The relationships between different material bodies in the world is complicated, ranging from different types of living beings, some immortal and some not, some with Nous and some not, to the motions provided by the immortal heavenly beings that influence the lower mortal ones, and so forth.  Between figuring out what’s really us when we move and what’s an influence we’re being moved by can be difficult, and this is starting to raise some cosmological questions that this text is probably unsuited to answer adequately.  This definition, however, affords some more reason and rules to how everything down here works.

First, we’re introduced to Providence and Necessity.  We’ve already met necessity once before, in VIII.1: “there is a destiny which has come into being according to a just necessity; there is a law which has come into being according to the necessity of humans”.  Necessity is, then, an ordering principle of the cosmos, which structures things just so according to what we need so that everything can work together.  No matter what else happens in the world, it must fulfill necessity, else it cannot happen at all.  For all intents and purposes, we can consider necessity, providence, fate, and destiny to all be the same thing here; the two terms are not seen apart from each other, even in a similar passage in the Corpus Hermeticum (chapter XII, part 14):

Necessity and Providence and Nature are instruments of Cosmos and of Matter’s ordering; while of intelligible things each is Essence, and Sameness is their Essence.

In the world, each thing that exists must fulfill a particular fate.  For the mortal, these things are “birth and death”; these things are mandated for every mortal being that lives.  For every birth, there is a death; for every death, there is a birth.  Nothing mortal can live without being born, and all mortal things, by virtue of their being mortal, must die.  On the other hand, for Man who is both mortal and immortal in his own godly way, the corresponding fate of God is being “unbegotten”.  God is unbegotten, as we’ve mentioned before in the last definition, and God can neither die nor be born, nor can God grow or increase or decrease.  Simply put, God is, was, always will be, and can only ever be.

So, mortal beings are born, live for a short while, and die, and immortal beings live forever.  Cool.  But there’s more to it than that, especially when you put two of the same kind of beings with each other.  With immortal beings, they “agree with one another”; they do not fight, they do not bicker, they do not argue, but they agree and exist in more-or-less harmony with each other.  They have their roles and their parts to play, they always have, and they always will.  Consider the planets of the sky; though they may enter into harmful or violent aspects with each other, they do not fight or try to take from another what they have.  Mortal beings, on the other hand, “envy one another with jealousy, because evil envy arises due to knowing death in advance”.  So us mortal beings, including animals and plants, fight and bicker and harm each other because we always want things that others have.  We envy others for what they have, and we’re jealous over what we already possess.  This is because we’re afraid of losing it when we die, so we want to hold onto it as much as we can before our bodies expire.

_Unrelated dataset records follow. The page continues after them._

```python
# ... 147 lines not shown
    def sync(self):
        _lib.check(self.lib.oiva_plan_sync(self.h))

    def save_w(self):
        _lib.check(self.lib.oiva_plan_save_w(self.h))

    def restore_w(self):
        _lib.check(self.lib.oiva_plan_restore_w(self.h))

    def cov_splits(self):
        n = C.c_int()
        _lib.check(self.lib.oiva_plan_get_cov_splits(self.h, C.byref(n)))
        return n.value

    def set_cov_splits(self, n):
        _lib.check(self.lib.oiva_plan_set_cov_splits(self.h, int(n)))

    def set_cov_quad(self, enable=True):
        a = C.c_int()
        _lib.check(self.lib.oiva_plan_set_cov_quad(self.h, 1 if enable else 0, C.byref(a)))
        return bool(a.value)

    def set_cov_hmfma(self, enable=True):
        _lib.check(self.lib.oiva_plan_set_cov_hmfma(self.h, 1 if enable else 0))

    def set_fuse_cov_update(self, enable=True):
        a = C.c_int()
        _lib.check(self.lib.oiva_plan_set_fuse_cov_update(self.h, -1 if enable is None else (1 if enable else 0), C.byref(a)))
        return bool(a.value)

    def set_pow_splits(self, n):
        _lib.check(self.lib.oiva_plan_set_pow_splits(self.h, int(n)))

    def use_graph(self, enable=True):
        _lib.check(self.lib.oiva_plan_use_graph(self.h, 1 if enable else 0))

    def set_precision(self, mode="fast", row_layout=False):
        flags = _lib.PREC_BY_NAME[mode] if isinstance(mode, str) else int(mode)
        if row_layout:
            flags |= _lib.PREC_UPDATE_ROWS
        _lib.check(self.lib.oiva_plan_set_precision(self.h, flags))

    RESIDENT_INFO = ("qualifies", "enabled", "bin_groups", "frame_splits", "frames_per_split", "frames_per_lane",
                     "frames_in_registers", "lds_bytes", "last_give_up_code", "launches", "fallbacks", "x_bytes_per_cu")
    RESIDENT_PHASES = ("demix_power", "parts", "activation", "cov_accumulate", "cov_reduce", "wait_partials", "ip_update", "wait_w")

    def set_resident(self, enable=True):
        _lib.check(self.lib.oiva_plan_set_resident(self.h, 1 if enable else 0))

    def resident_info(self):
        arr = (C.c_int * len(self.RESIDENT_INFO))()
        _lib.check(self.lib.oiva_plan_resident_info(self.h, arr))
        return dict(zip(self.RESIDENT_INFO, list(arr)))

    def resident_phases(self):
        arr = (C.c_double * len(self.RESIDENT_PHASES))()
        n = C.c_int()
        _lib.check(self.lib.oiva_plan_resident_phases(self.h, arr, C.byref(n)))
        return dict(zip(self.RESIDENT_PHASES, list(arr))), n.value

    def set_resident_splits(self, nsplit=0):
        _lib.check(self.lib.oiva_plan_set_resident_splits(self.h, int(nsplit)))

    def resident_connect(self, xchg_handle):
        _lib.check(self.lib.oiva_plan_resident_connect(self.h, xchg_handle))

# ... 29 lines not shown
    def t_get_rinv(self):
        r = np.empty((self.T, self.K), np.float32)
        w = np.empty((self.K,), np.float32)
        _lib.check(self.lib.oiva_test_get_rinv(self.h, _lib.ptr(r), _lib.ptr(w)))
        return r, w

    def t_run_weighted_cov(self):
        _lib.check(self.lib.oiva_test_run_weighted_cov(self.h))

    def t_get_v(self, dtype=np.complex64):
        v = np.empty((self.K, self.F, self.M, self.M), dtype)
        _lib.check(self.lib.oiva_test_get_v(self.h, _lib.ptr(v), _is_f64(v)))
        return v

    def t_run_update(self):
        _lib.check(self.lib.oiva_test_run_update(self.h))

    def t_get_what(self, dtype=np.complex64):
        w = np.empty((self.F, self.M, self.M), dtype)
        _lib.check(self.lib.oiva_test_get_what(self.h, _lib.ptr(w), _is_f64(w)))
        return w

    def t_set_what(self, What):
        What = np.asarray(What)
        What = np.ascontiguousarray(What, dtype=np.complex64 if What.dtype == np.complex64 else np.complex128)
        assert What.shape == (self.F, self.M, self.M)
        _lib.check(self.lib.oiva_test_set_what(self.h, _lib.ptr(What), _is_f64(What)))

    def t_time_stage(self, stage, reps=20):
        ms = C.c_float()
        _lib.check(self.lib.oiva_test_time_stage(self.h, _lib.STAGE_NAMES.index(stage), int(reps), C.byref(ms)))
        return ms.value

    def t_run_power(self):
        p = np.empty((self.T, self.K), np.float32)
        _lib.check(self.lib.oiva_test_run_power(self.h, _lib.ptr(p)))
        return p
```

Before: 4958.

## Reverse power-kernel frame traversal to reuse cache from preceding covariance pass

```diff
diff --git a/include/overiva_hip.h b/include/overiva_hip.h
--- a/include/overiva_hip.h
+++ b/include/overiva_hip.h
@@ -84,6 +84,7 @@
 int oiva_plan_set_pow_splits(oiva_plan *p, int nsplit);
 int oiva_plan_set_cov_hmfma(oiva_plan *p, int enable);
 int oiva_plan_set_fuse_cov_update(oiva_plan *p, int enable, int *active);
+int oiva_plan_set_power_reverse(oiva_plan *p, int enable);
 int oiva_plan_use_graph(oiva_plan *p, int enable);
 int oiva_plan_set_precision(oiva_plan *p, int flags);
 
@@ -112,6 +113,8 @@
 int oiva_test_get_what(oiva_plan *p, void *What_host , int f64);
 int oiva_test_set_what(oiva_plan *p, const void *What_host, int f64);
 int oiva_test_run_power(oiva_plan *p, float *p_host );
+int oiva_test_get_ppart(oiva_plan *p, float *parts_host, int *nparts);
+int oiva_test_power_order(int nsplit, int tcp, int cov_splits, int cov_tc, int *order);
 int oiva_test_time_stage(oiva_plan *p, int stage, int reps, float *avg_ms);
 
 #define OIVA_OGIVE_DEMIX 0
diff --git a/overiva_amd/_lib.py b/overiva_amd/_lib.py
--- a/overiva_amd/_lib.py
+++ b/overiva_amd/_lib.py
@@ -70,6 +70,7 @@
     "oiva_plan_set_pow_splits": [_vp, _i],
     "oiva_plan_set_cov_hmfma": [_vp, _i],
     "oiva_plan_set_fuse_cov_update": [_vp, _i, C.POINTER(_i)],
+    "oiva_plan_set_power_reverse": [_vp, _i],
     "oiva_plan_use_graph": [_vp, _i],
     "oiva_plan_set_precision": [_vp, _i],
     "oiva_plan_set_resident": [_vp, _i],
@@ -92,6 +93,8 @@
     "oiva_test_get_what": [_vp, _vp, _i],
     "oiva_test_set_what": [_vp, _vp, _i],
     "oiva_test_run_power": [_vp, _vp],
+    "oiva_test_get_ppart": [_vp, _vp, C.POINTER(_i)],
+    "oiva_test_power_order": [_i, _i, _i, _i, C.POINTER(_i)],
     "oiva_test_time_stage": [_vp, _i, _i, _fp],
     "oiva_plan_ogive_begin": [_vp, _i, _i],
     "oiva_plan_ogive_iterate": [_vp, _i, _i, C.c_double, C.c_double, C.POINTER(_i), C.POINTER(_i), C.POINTER(C.c_double)],
diff --git a/overiva_amd/csrc/kernels_demix.hip b/overiva_amd/csrc/kernels_demix.hip
--- a/overiva_amd/csrc/kernels_demix.hip
+++ b/overiva_amd/csrc/kernels_demix.hip
@@ -8,7 +8,7 @@
 
 template <int M, int KP>
 __global__ __launch_bounds__(kBlock) void power_kernel(const float2* __restrict__ X, const float2* __restrict__ What,
-                                                       float* __restrict__ Ppart, int T, int F, int K, int tcp) {
+                                                       float* __restrict__ Ppart, int T, int F, int K, int tcp, int rev, PowOrder ord) {
     extern __shared__ __attribute__((aligned(16))) float sp[];
     const int tid = threadIdx.x;
     const int lane = tid & 63;
@@ -19,17 +19,20 @@
     const bool fvalid = f < F;
     const int fc = fvalid ? f : F - 1;
     const int k0 = blockIdx.z * KP;
-    const int t_begin = blockIdx.y * tcp;
+    const int chunk = ord.cs > 0 ? power_chunk_tail_first(blockIdx.y, gridDim.y, ord) : (int)blockIdx.y;
+    const int t_begin = chunk * tcp;
     const int t_end = min(T, t_begin + tcp);
     const int len = t_end - t_begin;
     const int nsteps = (len + 3) >> 2;
+    const int ngroups = (nsteps + kPowUnroll - 1) / kPowUnroll;
 
     float wr[KP][M], wi[KP][M];
     load_wconj<M, KP>(What, fc, k0, K, wr, wi);
 
     const size_t frame_stride = (size_t)F * M;
     const float2* pbase = X + (size_t)fc * M;
-    for (int i = 0; i < nsteps; i += kPowUnroll) {
+    for (int g = 0; g < ngroups; ++g) {
+        const int i = (rev ? ngroups - 1 - g : g) * kPowUnroll;
         float xr[kPowUnroll][M], xi[kPowUnroll][M];
 #pragma unroll
         for (int u = 0; u < kPowUnroll; ++u) {
@@ -178,7 +181,7 @@
                             const PowGeom& g) {
     dim3 grid(g.nb, g.nsplit, (K + KP - 1) / KP);
     const size_t shmem = (size_t)kWaves * g.tcp * KP * sizeof(float);
-    hipLaunchKernelGGL((power_kernel<M, KP>), grid, dim3(kBlock), shmem, s, X, What, Ppart, T, F, K, g.tcp);
+    hipLaunchKernelGGL((power_kernel<M, KP>), grid, dim3(kBlock), shmem, s, X, What, Ppart, T, F, K, g.tcp, g.rev, g.ord);
     return hipGetLastError();
 }
 
diff --git a/overiva_amd/csrc/oiva_internal.h b/overiva_amd/csrc/oiva_internal.h
--- a/overiva_amd/csrc/oiva_internal.h
+++ b/overiva_amd/csrc/oiva_internal.h
@@ -61,13 +61,44 @@
     int quad = 0;
     int part32 = 0;
 };
+constexpr int kPowOrderMaxSplits = 64;
+struct PowOrder {
+    int cs = 0;
+    int q = 0;
+    int first[kPowOrderMaxSplits + 1] = {};
+};
+inline PowOrder make_pow_order(int n, int tcp, int cs, int ctc) {
+    PowOrder o;
+    if (cs < 1 || cs > kPowOrderMaxSplits || ctc < 1 || tcp < 1 || n < 1) return o;
+    o.cs = cs;
+    for (int s = 0; s < cs; ++s) {
+        const long long c = (long long)s * ctc / tcp;
+        o.first[s] = c < n ? (int)c : n;
+    }
+    o.first[cs] = n;
+    o.q = n;
+    for (int s = 0; s < cs; ++s) o.q = o.first[s + 1] - o.first[s] < o.q ? o.first[s + 1] - o.first[s] : o.q;
+    return o;
+}
+__host__ __device__ inline int power_chunk_tail_first(int y, int n, const PowOrder& o) {
+    if (y < o.q * o.cs) return o.first[y % o.cs + 1] - 1 - y / o.cs;
+    y -= o.q * o.cs;
+    for (int r = o.q; r < n; ++r)
+        for (int s = 0; s < o.cs; ++s)
+            if (o.first[s + 1] - o.first[s] > r && y-- == 0) return o.first[s + 1] - 1 - r;
+    return n - 1;
+}
 struct PowGeom {
     int nb;
     int nsplit;
     int tcp;
     int kp;
+    int rev = 0;
+    PowOrder ord{};
+    int rounds = 1;
 };
 constexpr int kPowMaxFrames = 512;
+
 
 hipError_t launch_cov(hipStream_t s, const float2* X, const float2* Xpad, const float* R, float* Wt, float* wscale, int model, int raw,
                       void* Vpart, bool f64, int T, int F, int M, int K, const CovGeom& g);
diff --git a/overiva_amd/csrc/plan.hip b/overiva_amd/csrc/plan.hip
--- a/overiva_amd/csrc/plan.hip
+++ b/overiva_amd/csrc/plan.hip
@@ -161,6 +161,7 @@
     bool cov_quad_on = true;
     bool cov_hmfma_on = true;
     bool fuse_cov_update = false;
+    int power_reverse = 1;
     CovGeom stg{};
     PowGeom pw{};
     int n_cu = 256;
@@ -372,6 +373,10 @@
     tcp = std::min(std::max(tcp, 4), kPowMaxFrames);
     g.tcp = tcp;
     g.nsplit = ceil_div(p->T, tcp);
+    int bpc = 0;
+    if (p->M <= 8 || p->K <= 4)
+        if (pow_blocks_per_cu(p->M, g.kp, g.tcp, &bpc) == hipSuccess && bpc > 0)
+            g.rounds = (int)ceil_div((long long)g.nb * g.nsplit * ceil_div(p->K, g.kp), (long long)bpc * p->n_cu);
     p->pw = g;
 }
 
@@ -401,7 +406,12 @@
 }
 
 int stage_power(oiva_plan* p) {
-    HIP_TRY(launch_power(p->stream, p->X, p->X_pad && p->pad_valid ? p->X_pad : nullptr, p->What, p->Ppart, p->T, p->F, p->M, p->K, p->pw));
+    PowGeom g = p->pw;
+    if (p->power_reverse) {
+        g.rev = 1;
+        if (g.rounds > 1 || p->power_reverse > 1) g.ord = make_pow_order(g.nsplit, g.tcp, p->cov.nsplit, p->cov.tc);
+    }
+    HIP_TRY(launch_power(p->stream, p->X, p->X_pad && p->pad_valid ? p->X_pad : nullptr, p->What, p->Ppart, p->T, p->F, p->M, p->K, g));
     return OIVA_OK;
 }
 int stage_activation(oiva_plan* p, const float* parts, int nparts) {
@@ -756,6 +766,8 @@
         p->cov_hmfma_on = !(v && v[0] == '0');
         const char* u = std::getenv("OIVA_COV_UPDATE");
         p->fuse_cov_update = u && u[0] == '1';
+        const char* r = std::getenv("OIVA_POWER_REVERSE");
+        p->power_reverse = (r && r[0] == '0') ? 0 : (r && r[0] == '2') ? 2 : 1;
     }
     choose_cov_geom(p, 0);
     choose_pow_geom(p, 0);
@@ -1530,6 +1542,16 @@
     return OIVA_OK;
 }
 
+int oiva_plan_set_power_reverse(oiva_plan* p, int enable) {
+    NEED(p, OIVA_ERR_ARG, "null plan");
+    DeviceGuard guard(p->device);
+    HIP_TRY(hipStreamSynchronize(p->stream));
+    int rc = drop_graph(p);
+    if (rc) return rc;
+    p->power_reverse = enable < 0 ? 0 : enable > 2 ? 2 : enable;
+    return OIVA_OK;
+}
+
 int oiva_plan_use_graph(oiva_plan* p, int enable) {
     NEED(p, OIVA_ERR_ARG, "null plan");
     DeviceGuard guard(p->device);
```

But this is stupid, isn’t it?  I mean, look at the planets: “the immortal does what he has always done”.  They don’t care what other things are doing; they’ve got their own job to do, and they’re in no rush nor lax state to get it done.  They just keep doing it forever; that’s their job.  A mortal being, on the other hand, “does what he has never done”.  Although any immortal part within us may have done it at some point before, these bodies are constantly changing (cf. panta rhei), not to mention that every body has not existed forever before.  There is always something new that we’re doing that we have not yet done, and may never get the chance to do it again.  We are only born once, we only take our first breath once, we only eat a particular plate of food once (different food is on it the next time!), and so forth.  Nothing is ever the same for us mortals, and with death approaching as is due for all mortals, we want to try to get everything we can done, and to obtain everything we can.  Being material creatures, we often find solace in material ends, which leads us to “envy one another with jealousy”.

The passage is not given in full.